Further, since the air guide plate 44 exists between the coolers 40, a part of the wind flowing outside is directed toward the cooler 40 in the leeward direction.
That is, a part of the wind flowing outside the cooling fin 42 on the windward side rises along the surface of the air guide plate 44 and becomes cooling air flowing in the cooling fin 42 on the leeward side.

Further, most of the cooling air that has passed through the cooling fins 42 on the leeward side can be guided to the cooling fins 42 on the leeward side by this wind flow.
As described above, the air guide plates 43 and 44 effectively use the dynamic pressure of the cooling air to suppress the reduction of the cooling air flowing through the cooling fins 42, and further, the cooling fins 42 cool the outside air at a low temperature.

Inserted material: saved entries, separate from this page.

@@ -743,8 +792,21 @@
         e.tref = int(v.y >> 16) - 1;
         return e;
     }
+    __device__ void settle() const {}
 };
 
+struct D1Step {
+    __device__ __forceinline__ PathEnt operator()(uint2 v, int64_t i) const {
+        PathEnt e;
+        e.a = (v.x & 0xffffu) | (((v.x >> 16) & 1u) << 31);
+        e.b = uint32_t(i - int64_t((v.x >> 21) & 1u)) | (((v.x >> 17) & 1u) << 31) | (((v.x >> 20) & 1u) << 30) | (((v.x >> 18) & 3u) << 28);
+        e.qref = int(v.y & 0xffffu) - 1;
+        e.tref = int(v.y >> 16) - 1;
+        return e;
+    }
+};
+
+template <bool RING>
 __global__ void __launch_bounds__(64) k_one_credit(DevBatch B, const AlnDesc *__restrict__ descs, const int32_t *__restrict__ list,
                                                    const int32_t *__restrict__ n_dev, int n_cap, const ZlWave *__restrict__ hdr,
                                                    const uint4 *__restrict__ zlog, AlnOut *__restrict__ outs, Section *__restrict__ secs,
@@ -761,8 +823,16 @@
     AlnOut &O = outs[a];
     if (d.band_pad != ztag || O.band_ok != D1_TAG) return;
     if (O.status & (VPR_ST_ERR_NO_PTR | VPR_ST_ERR_LIMIT)) return;
-    D1Fetch f{reinterpret_cast<const uint2 *>(zlog + H.log_off + 64 * (int64_t(H.mt) + 1)) + lane, -1, make_uint2(0, 0)};
-    credit_walk<false, D1Fetch, true>(B, d, O, a, nullptr, int64_t(O.path_len), 0u, secs, fp_group, jobs, n_jobs, jobs_cap, true, f);
+    const uint4 *steps = zlog + H.log_off + 64 * (int64_t(H.mt) + 1);
+    if constexpr (RING) {
+        __shared__ uint2 ring[LANE_RING][64];
+        const int n = O.path_len;
+        RingFetch<D1Step> f(__builtin_amdgcn_make_buffer_rsrc(const_cast<uint4 *>(steps), 0, 512 * (H.mt + 1), 0x00020000), ring, n);
+        credit_walk<false, RingFetch<D1Step>, true>(B, d, O, a, nullptr, int64_t(n), 0u, secs, fp_group, jobs, n_jobs, jobs_cap, true, f);
+    } else {
+        D1Fetch f{reinterpret_cast<const uint2 *>(steps) + lane, -1, make_uint2(0, 0)};
+        credit_walk<false, D1Fetch, true>(B, d, O, a, nullptr, int64_t(O.path_len), 0u, secs, fp_group, jobs, n_jobs, jobs_cap, true, f);
+    }
 }
 
 #endif
diff --git a/vcfdist_amd/csrc/pr_host.h b/vcfdist_amd/csrc/pr_host.h
--- a/vcfdist_amd/csrc/pr_host.h
+++ b/vcfdist_amd/csrc/pr_host.h
@@ -310,6 +310,8 @@
     } p0;
     int64_t d1_in_cap = 0, d1_log_cap = 0;
     int32_t d1_wave_cap = 0, d1_fail_cap = 0;
+    bool lane_ahead = true;
+    bool credit_ring = false;
     int32_t d1_max_rows = 256;
     std::vector<ZlWave> zl_hdr_host;
     int32_t long_lt = LONG_LT;
diff --git a/vcfdist_amd/csrc/pr_kernels.hip b/vcfdist_amd/csrc/pr_kernels.hip
--- a/vcfdist_amd/csrc/pr_kernels.hip
+++ b/vcfdist_amd/csrc/pr_kernels.hip
@@ -563,7 +563,7 @@
     return row[n];
 }
 
-struct NoFetch { __device__ PathEnt operator()(int64_t) const { return PathEnt{0, 0, 0, 0}; } };
+struct NoFetch { __device__ PathEnt operator()(int64_t) const { return PathEnt{0, 0, 0, 0}; } __device__ void settle() const {} };
 template <bool WAVE, class XF = NoFetch, bool EXT = false>
 __device__ __forceinline__ void credit_walk(const DevBatch &B, const AlnDesc &d, AlnOut &O, const int a,
                                             const PathEnt *__restrict__ path, const int64_t n, uint32_t status,
@@ -694,6 +694,7 @@
                     qr_up == qr + 1 && ti_up == ti + 1 && eq_up;
         pl_base = cbase;
     };
+    if constexpr (EXT) xf.settle();
     while (sync_idx >= 0) {
         if constexpr (WAVE && !EXT) {
             if (clean && sync_idx < n) {
@@ -803,6 +804,7 @@
                 if (tl <= 32 && rl <= ED_INLINE_LONG) ref_ed = small_ed(Rs + sync_ref_idx, rl, Ts + sync_truth_idx, tl);
                 else if (rl <= 32 && tl <= ED_INLINE_LONG) ref_ed = small_ed(Ts + sync_truth_idx, tl, Rs + sync_ref_idx, rl);
                 else deferred = true;
+                if constexpr (EXT) xf.settle();
             }
             if (has_q || has_t || deferred) {
                 if (n_sec < d.sec_cap) {
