## Skip constant blocks in sweep by iterating only live blocks per plane

In the block-summary (BS) sweep path, the loop no longer visits every row block of every plane with dummy loads for constant blocks. It now walks a bitmask of live (non-constant) 16-row by 64-column blocks, issuing loads and sign ballots only for those and seeding constant blocks' bit words and halo directly from the block codes. The block word is also read through a constant address space pointer so it becomes a scalar load instead of a vector load followed by readfirstlane. This is meant to cut load and ALU work on planes that are mostly far from the isosurface, at the cost of a more complex, data-dependent control loop with its own double-buffered issue and process steps.

```diff
diff --git a/mc33_c_library_amd/build.py b/mc33_c_library_amd/build.py
--- a/mc33_c_library_amd/build.py
+++ b/mc33_c_library_amd/build.py
@@ -46,7 +46,7 @@
 
 C_SOURCES = ["mc33_capi.c", "mc33_surface_io.c", "mc33_grid_io.c"]
 HIP_HEADERS = ["mc33_cell.h", "mc33_lut_data.h", "mc33_rules_data.h",
-               "mc33_sweep_plan.h", "mc33_records.hip.h", "mc33_sweep_pack.h", "mc33_sweep.hip.h", "mc33_tail.hip.h", "mc33_emit.hip.h", "mc33_context.hip.h", "mc33_extract.hip.h",
+               "mc33_sweep_plan.h", "mc33_sweep_blocks.h", "mc33_records.hip.h", "mc33_sweep_pack.h", "mc33_sweep.hip.h", "mc33_tail.hip.h", "mc33_emit.hip.h", "mc33_context.hip.h", "mc33_extract.hip.h",
                "mc33_property.hip.h", "mc33_mesh.hip.h", "mc33_measure.hip.h", "mc33_topology.hip.h", "mc33_filter.hip.h", "mc33_smooth.hip.h", "mc33_cap.hip.h", "mc33_render.hip.h",
                "mc33_distance.hip.h",
                "mc33_simplify.hip.h", "mc33_clip.hip.h", "mc33_section.hip.h", "mc33_resample.hip.h", "mc33_curvature.hip.h",
diff --git a/mc33_c_library_amd/csrc/mc33_kernels.hip b/mc33_c_library_amd/csrc/mc33_kernels.hip
--- a/mc33_c_library_amd/csrc/mc33_kernels.hip
+++ b/mc33_c_library_amd/csrc/mc33_kernels.hip
@@ -48,6 +48,7 @@
 #endif
 
 #include "mc33_sweep_plan.h"
+#include "mc33_sweep_blocks.h"
 #include "mc33_records.hip.h"
 #include "mc33_sweep_pack.h"
 #include "mc33_sweep.hip.h"
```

Can be taken in.

Therefore, the power conversion device 60 including the air guide plates 43 and 44 can suppress a decrease in the cooling performance of the cooling fins 42.
Further, since the air guide plate 43 is provided across the plurality of cooling fins 42, the cooling fins 42 can be prevented from falling off.

In the example shown in FIG. 1, the air guide plate 43 is shown to correspond to the installation position of the semiconductor element 41, but this is merely an example, and it is not necessary to correspond to the installation position of the semiconductor element 41. .
In the example shown in FIGS. 1 and 2, the semiconductor elements 41 and 51 attached to the heat receiving plates 45 and 55 are examples of heat generating components. The heat generating components attached to the heat receiving plates 45 and 55 are not limited to semiconductor elements, and may be electrical components that generate heat when energized by resistors, capacitors, and the like.

  In the example shown in FIG. 2, the cooler 50 is attached to the bottom surface 56 of the power conversion device 610, and the cooling fins 52 are disposed so as to be exposed below the power conversion device 610.

  However, the embodiment of the present invention is not limited to the case where the cooling fins 42 are disposed so as to be exposed below the power conversion device 60, and the cooling fins 42 are disposed so as to be exposed to the side or above the power conversion device 60. You may be made to do. In this case, air having a low temperature on the side or upper side of the cooling fin 42 is directed to the inside of the cooling fin 42 by attaching the air guide plate 43. We will touch on this later.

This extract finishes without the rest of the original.